Ülkemiz Bosna-Hersek’in egemenliğine, siyasi birliğine ve toprak bütünlüğüne güçlü biçimde destek vermeye devam edecektir.
Bu temel prensipler çerçevesinde Bosna-Hersek’in gelişmesi ve ilerlemesi için atılacak tüm adımlar, Bosna-Hersek’in samimi bir dostu olarak ülkemiz tarafından memnuniyetler karşılanacaktır.
Dayton Barış Anlaşması, o günün şartlarında Bosna-Hersek’e (aslında hiçbir zaman yitirilmemiş olması gereken) barışı geri getirmiştir. Diğer yandan, gerektiğinde tüm tarafların mutabakatıyla bugünün şartlarına göre iyileştirmeye de açık olmalıdır.
Olası Anayasa değişiklikleri ve Seçim Kanunu değişiklikleri de, her şeyden önce Bosna-Hersek’in iç uzlaşısıyla hayata geçirmesi gereken hususlardır.
Biz gerek Barışı Uygulama Konseyi Yönetim Kurulu’nun bir üyesi olarak, gerekse bölge ülkesi olarak bu alanlarda yapılacak değişiklikleri Bosna-Hersek’in gelişmesine, ülkedeki uzlaşıya, demokratik kurumların işlerliğine ve istikrara katkıda bulunacağı ölçüde tabiatıyla destekler, bunlara olumlu bakarız.
Türkiye Bosna Hersek’e ve Balkanlar'a nasıl yardım edebilir?
Türkiye, dış politika gündemindeki tüm meselelerde benimsediği, sorumluluk sahibi, insan odaklı, vicdani ve ilkeli tutumu salgın koşullarında dünya milletlerine yardım konusunda da benimsemiştir; bu kapsayıcı bakış açısıyla salgın sürecinde dünyanın dört bir yanından aldığımız yardım taleplerini imkanlarımız ölçüsünde karşılamaya çalıştık.
Ancak tabiatıyla, tarihi, kültürel ve insani bağlarımız bulunan yakın coğrafyamızda ortaya çıkan ihtiyaçlar milletimizde daha fazla hassasiyet yaratıyor.
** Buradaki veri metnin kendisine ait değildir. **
## Fuse tap-major upconv GEMM with bilinear upsample gather in one MFMA kernel

Adds a HIP kernel that computes the per-tap 3x3 conv products on the low-resolution input with bf16x3 MFMA and keeps them on chip. It then performs the bilinear-upsample tap gather, the folded BN affine and the activation from shared memory, optionally writing packed output. This avoids materialising the 9*Cout-channel intermediate tensor in global memory and the separate gather launch. It only applies to W=32 and Cin a multiple of 128, and is gated by a new settings flag. It adds band-overlap recomputation of rows and a large shared-memory footprint, which limits occupancy.

```diff
diff --git a/geometric_aware_dense_matching_amd/_lib.py b/geometric_aware_dense_matching_amd/_lib.py
--- a/geometric_aware_dense_matching_amd/_lib.py
+++ b/geometric_aware_dense_matching_amd/_lib.py
@@ -98,6 +98,7 @@
     "gdm_affine_act_hip": (_i, [_vp, _vp, _vp, _vp, _vp, _vp, ctypes.c_long, _i, ctypes.c_long, _i, _f, _vp, _vp]),
     "gdm_upconv3x3_gather_hip": (_i, [_vp, _vp, _vp, _i, _i, _i, _i, _i, _i, _i, _f, _vp, _vp]),
     "gdm_upconv3x3_gather2_hip": (_i, [_vp, _vp, _vp, _i, _i, _i, _i, _i, _i, _i, _f, _vp, _vp, _vp]),
+    "gdm_upconv3x3_tap_fused_hip": (_i, [_vp, _vp, _vp, _vp, _i, _i, _i, _i, _i, _i, _f, _vp, _vp, _vp]),
     "gdm_upconv3x3_gather_bwd_hip": (_i, [_vp, _i, _i, _i, _i, _i, _i, _vp, _vp]),
     "gdm_upconv_fused64_weight_bytes": (_sz, []),
     "gdm_upconv_fused64_pack_weight_hip": (_i, [_vp, _vp, _vp]),
diff --git a/geometric_aware_dense_matching_amd/cnn.py b/geometric_aware_dense_matching_amd/cnn.py
--- a/geometric_aware_dense_matching_amd/cnn.py
+++ b/geometric_aware_dense_matching_amd/cnn.py
@@ -260,6 +260,12 @@
                         self.__dict__["_gdm_fused64"] = cache
                     scale, shift = folded_bn(self.conv[2], conv.bias)
                     return ops.upconv_fused64(x, cache[1], scale, shift, (Hx * 2, Wx * 2), code[0], code[1])
+                packed = settings.USE_MFMA_GEMM and settings.USE_PACKED_PRODUCERS and conv.out_channels % 128 == 0
+                if (settings.USE_MFMA_GEMM and settings.USE_TAP_FUSED_UPCONV
+                        and ops.upconv_tap_fused_supported(Bx, Cin, conv.out_channels, Hx, Wx, (2 * Hx, 2 * Wx))):
+                    wpk, _ = cached_gemm_weight(self, "tapblk", lambda: ops.upconv_tap_block_weight(conv.weight), (conv.weight,))
+                    scale, shift = folded_bn(self.conv[2], conv.bias)
+                    return ops.upconv3x3_tap_fused(x, wpk, scale, shift, conv.out_channels, code[0], code[1], packed=packed)
                 if settings.USE_MFMA_GEMM and ops.gemm_supported(Cin, 9 * conv.out_channels, Hx * Wx):
                     wpk, c9 = cached_gemm_weight(self, "tap", self._tap_major_weight, (conv.weight,))
                     z = ops.gemm_bf16x3_map(x, wpk, c9)
@@ -267,7 +273,7 @@
                     z = ops.wx(self._tap_major_weight(), x.reshape(Bx, Cin, Hx * Wx)).view(Bx, -1, Hx, Wx)
                 scale, shift = folded_bn(self.conv[2], conv.bias)
                 return ops.upconv3x3_gather(z, scale, shift, conv.out_channels, (x.shape[2] * 2, x.shape[3] * 2), code[0], code[1],
-                                            packed=settings.USE_MFMA_GEMM and settings.USE_PACKED_PRODUCERS and conv.out_channels % 128 == 0)
+                                            packed=packed)
         act = self.conv[3]
         if x.is_cuda and isinstance(act, nn.PReLU) and act.weight.numel() == 1 and x.dtype == torch.float32:
             conv = self.conv[1]
diff --git a/geometric_aware_dense_matching_amd/csrc/gdm_upconv_tap.hip b/geometric_aware_dense_matching_amd/csrc/gdm_upconv_tap.hip
--- /dev/null
+++ b/geometric_aware_dense_matching_amd/csrc/gdm_upconv_tap.hip
@@ -0,0 +1,289 @@
+#include "gdm_common.h"
+
+namespace {
+
+typedef __attribute__((ext_vector_type(8))) __bf16 bf16x8;
+typedef __attribute__((ext_vector_type(4))) unsigned u32x4;
+typedef __attribute__((ext_vector_type(4))) float f32x4;
+
+constexpr int ROWB = 512;
+constexpr int UT_W = 32;
+constexpr int UT_T = 8;
+constexpr int UT_THREADS = UT_T * 64;
+constexpr int UT_NPH = 2;
+constexpr int UT_NCB = 9;
+constexpr int UT_NS = 4;
+constexpr int UT_PANEL = UT_NCB * 16 * ROWB;
+constexpr int UT_CS = 20;
+constexpr int UT_STAGE = 3 * UT_T * UT_W * UT_CS * 4;
+constexpr int UT_SMEM = 2 * UT_PANEL > UT_STAGE ? 2 * UT_PANEL : UT_STAGE;
+
+__device__ __forceinline__ int swz(int col, int ch) { return col * ROWB + (((ch & 16) | ((ch ^ col) & 15)) << 4); }
+
+}
+
+__host__ __device__ static inline void upconv_tap_band(int k, int H, int& r0, int& r1)
+{
+    r0 = k == 0 ? 0 : (UT_T - 1) + (k - 1) * (UT_T - 2);
+    r1 = (H - r0 <= UT_T - 1) ? H : r0 + (k == 0 ? UT_T - 1 : UT_T - 2);
+}
+
+static int upconv_tap_bands(int H)
+{
+    int k = 0, r0, r1;
+    do upconv_tap_band(k++, H, r0, r1); while (r1 < H);
+    return k;
+}
+
+namespace {
+
+template <int ACT>
+__global__ __launch_bounds__(UT_THREADS) void upconv_tap_fused_kernel(const unsigned char* __restrict__ xpk, const unsigned char* __restrict__ wpk,
+                                                                      const float* __restrict__ scale, const float* __restrict__ shift,
+                                                                      int Cin, int Cout, int H, int nband, float rh, float rw, float slope,
+                                                                      float* __restrict__ out, unsigned char* __restrict__ ypk)
+{
+    extern __shared__ __attribute__((aligned(16))) unsigned char smem[];
+    constexpr int W = UT_W, NS = UT_NS, NPH = UT_NPH, NCB = UT_NCB, PANEL = UT_PANEL;
+    constexpr int UG = 3, NPR = NCB / UG;
+    const int tid = threadIdx.x, lane = tid & 63;
+    const int wave = __builtin_amdgcn_readfirstlane(tid >> 6);
+    const int l16 = lane & 15, kg = lane >> 4;
+    const int nchunk = Cin / 128;
+    const int b = blockIdx.x / nband, band = blockIdx.x - b * nband;
+    const int cb0 = blockIdx.y * 16;
+    int r0, r1;
+    upconv_tap_band(band, H, r0, r1);
+    const int c0 = max(r0 - 1, 0);
+    const long plane = (long)(H + 2) * (W + 2);
+
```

Ülkemiz bu ülkelerdeki kardeşlerimizin ihtiyaçlarını karşılamak üzere devleti, milleti, özel sektörüyle seferber olmuştur. Bu bölgelerin başında da hiç şüphesiz Balkanlar gelmektedir. Bu kapsamda, Balkanlar'da bizim için çok müstesna bir yere sahip Bosna-Hersek'in iletmiş olduğu destek çağrısına da hemen yanıt verdik ve tıbbi malzeme ile koruyucu malzeme desteğinde bulunduk.
Kendi aşımız henüz kullanımda olmamasına rağmen, yabancı tedarikçilerden temin ettiğimiz aşılardan geçtiğimiz haftalarda Bosna-Hersek'e toplam 40.000 doz gönderdik.
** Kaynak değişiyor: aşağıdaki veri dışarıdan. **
template <bool B>
struct BoolTag {
    static constexpr bool value = B;
};

struct LaneCtx {
    const uint2 *tab;
    long long p0;
    uint32_t lane_bases;
    uint32_t wbase;
// ... 14 lines not shown
constexpr uint32_t kLandQ4Bytes = 64u * 4u;
constexpr uint32_t amb_row_dwords(int W) { return W <= 37 ? 8u : (W <= 54 ? 11u : 16u); }
#ifndef MM_AMBI_LAND
#define MM_AMBI_LAND 1
#endif
#ifndef MM_AMBI_ROWS_MINW
#define MM_AMBI_ROWS_MINW 36
#endif
constexpr bool ambi_land_rule(int W) { return MM_AMBI_LAND && W >= 32 && W <= 96 && wide_group_blocks(W) != 0; }
constexpr bool ambi_rows_rule(int W) { return ambi_land_rule(W) && W >= MM_AMBI_ROWS_MINW; }
constexpr uint32_t land_amb_bytes(int W) { return ambi_rows_rule(W) ? amb_row_dwords(W) * 256u : 2u * 64u * 16u; }
constexpr uint32_t land_q4_bytes(int W) { return (ambi_rows_rule(W) ? 2u : 4u) * kLandQ4Bytes; }
constexpr uint32_t land_wave_bytes(int W) { return land_amb_bytes(W) + land_q4_bytes(W); }
constexpr uint32_t ambi_land_bytes(int W) { return ambi_land_rule(W) ? kFusedWaves * land_wave_bytes(W) : 0u; }

template <int W, bool CANON, bool HASH_RC, int MODE, bool SK, bool DIRECT, bool PARTIAL, bool AMBI = false, bool E8 = false>
__device__ __forceinline__ uint32_t lane_walk(const FusedParams &p, const LaneCtx &ctx, bool &overflowed) {
    static_assert(!E8 || !SK, "8-bit list entries hold positions only");
    constexpr uint32_t kStride = list_stride(E8);
    constexpr int NSUB = (W + 15) / 16;
    const uint32_t nblk = ctx.nblk;

    const long long P0 = ctx.p0;
    const long long Q0 = P0 >> 4;
    const long long Q0v = Q0 < 0 ? 0 : Q0;
    const long long Q0c =
        (long long)(((unsigned long long)(uint32_t)__builtin_amdgcn_readfirstlane((uint32_t)((unsigned long long)Q0v >> 32)) << 32) |
                    (unsigned long long)(uint32_t)__builtin_amdgcn_readfirstlane((uint32_t)Q0v));
    const int32_t prel0 = (int32_t)(P0 - (Q0c << 4));
    const __amdgpu_buffer_rsrc_t rsrc = __builtin_amdgcn_make_buffer_rsrc(
        const_cast<uint32_t *>(ctx.seq_d + Q0c), 0, (int)(((long long)ctx.seq_dwords - Q0c) * 4), 0x00020000);
// ... 10 lines not shown

    using RawView = decltype(__builtin_amdgcn_raw_buffer_load_b64(rsrc, 0, 0, 0));
    auto raw = [&](uint32_t pos) -> RawView {
#ifdef MM_EXP_LOADSAME
        return __builtin_amdgcn_raw_buffer_load_b64(rsrc, ((pos >> 4) << 2) & 0x78u, 0, 0);
#else
        return __builtin_amdgcn_raw_buffer_load_b64(rsrc, (pos >> 4) << 2, 0, 0);
#endif
    };
    auto aligned = [&](const RawView &d, uint32_t pos) -> uint32_t {
        return __builtin_amdgcn_alignbit(d[1], d[0], 2u * (pos & 15u));
    };

    const uint32_t rot_l = (32u - p.ht.rot) & 31u;
    const uint32_t rot_r = p.ht.rot & 31u;
    const uint32_t k = p.k;
    uint32_t fw = p.ht.fw0, rc = p.ht.rc0;
    const uint8_t *tabb = reinterpret_cast<const uint8_t *>(ctx.tab);

    const uint32_t rot2_l = (32u - 2u * p.ht.rot) & 31u, rot2_r = (2u * p.ht.rot) & 31u;
#ifdef MM_EXP_NOWARM
    for (uint32_t g = 0; g * 16u < 0u; ++g) {
#else
    for (uint32_t g = 0; g * 16u < k; ++g) {
#endif
        const uint32_t wa = g == 0 ? view_first(pb) : view(pb + 16u * g);
        const uint32_t rem = k - 16u * g;
#pragma unroll
        for (int m = 0; m < 8; ++m) {
            if ((uint32_t)(2 * m + 1) < rem) {
                const uint32_t a8 = (m == 0 ? (wa << 3) : (wa >> (4 * m - 3))) & 0x78u;
// ... 67 lines not shown
    auto land_q4_load = [&](uint32_t gpos, uint32_t par, uint32_t which) {
        const uint32_t off = (gpos >> 4) << 2;
        const uint32_t base = __builtin_amdgcn_readfirstlane(land + q4_off(par, which));
        __builtin_amdgcn_raw_ptr_buffer_load_lds(rsrc, (LdsPtr)(uintptr_t)base, 4, off, 16, 0, 0);
    };
    auto land_q4_read = [&](uint32_t par, uint32_t which) -> uint32_t {
        return lds_u32(land + q4_off(par, which) + 4u * lane_id_now());
    };
    auto wide_normalise = [&](WideBuf &dst, const WideBuf &w) -> uint32_t {
        const uint32_t a = w.sh >> 3;
#pragma unroll
        for (int i = 0; i < ND; ++i)
            dst.q[i] = __builtin_amdgcn_alignbyte(i + 1 < ND ? w.q[i + 1 < ND ? i + 1 : i] : 0u, w.q[i], a);
        return w.sh & 6u;
    };
    auto wide_views = [&](const WideBuf &w, uint32_t sh, auto ktag, uint32_t (&v)[NSUB]) {
        constexpr int K = decltype(ktag)::value;
#pragma unroll
        for (int g = 0; g < NSUB; ++g) {
            const int p = (2 * W * K + 32 * g) / 32;
            v[g] = __builtin_amdgcn_alignbit(p + 1 < ND ? w.q[p + 1 < ND ? p + 1 : 0] : 0u, w.q[p < ND ? p : 0], sh);
        }
    };
#pragma unroll
    for (int g = 0; g < NSUB; ++g) {
        va[g] = view(pos_in + 16u * (uint32_t)g);
        vr[g] = g == 0 ? view_first(pos_out) : view(pos_out + 16u * (uint32_t)g);
        v2[g] = 0;
    }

Bosna Hersek’e olan tıbbi malzeme ve aşı yardımlarımızın Bosna-Hersek halkının salgınla mücadelede yüklerinin hafifletilmesine katkı sağlamış olduğunu umuyoruz.
Aşı yardım ağımızı, yerli aşımız üretime girdiğinde genişletmeyi umuyoruz. İhtiyaç olduğu sürece ve imkanlarımız ölçüsünde tıbbi yardımlarımız da devam edecek. Diğer her alanda olduğu gibi, bu alanda da Bosna-Hersek'in yanında olmayı sürdüreceğiz.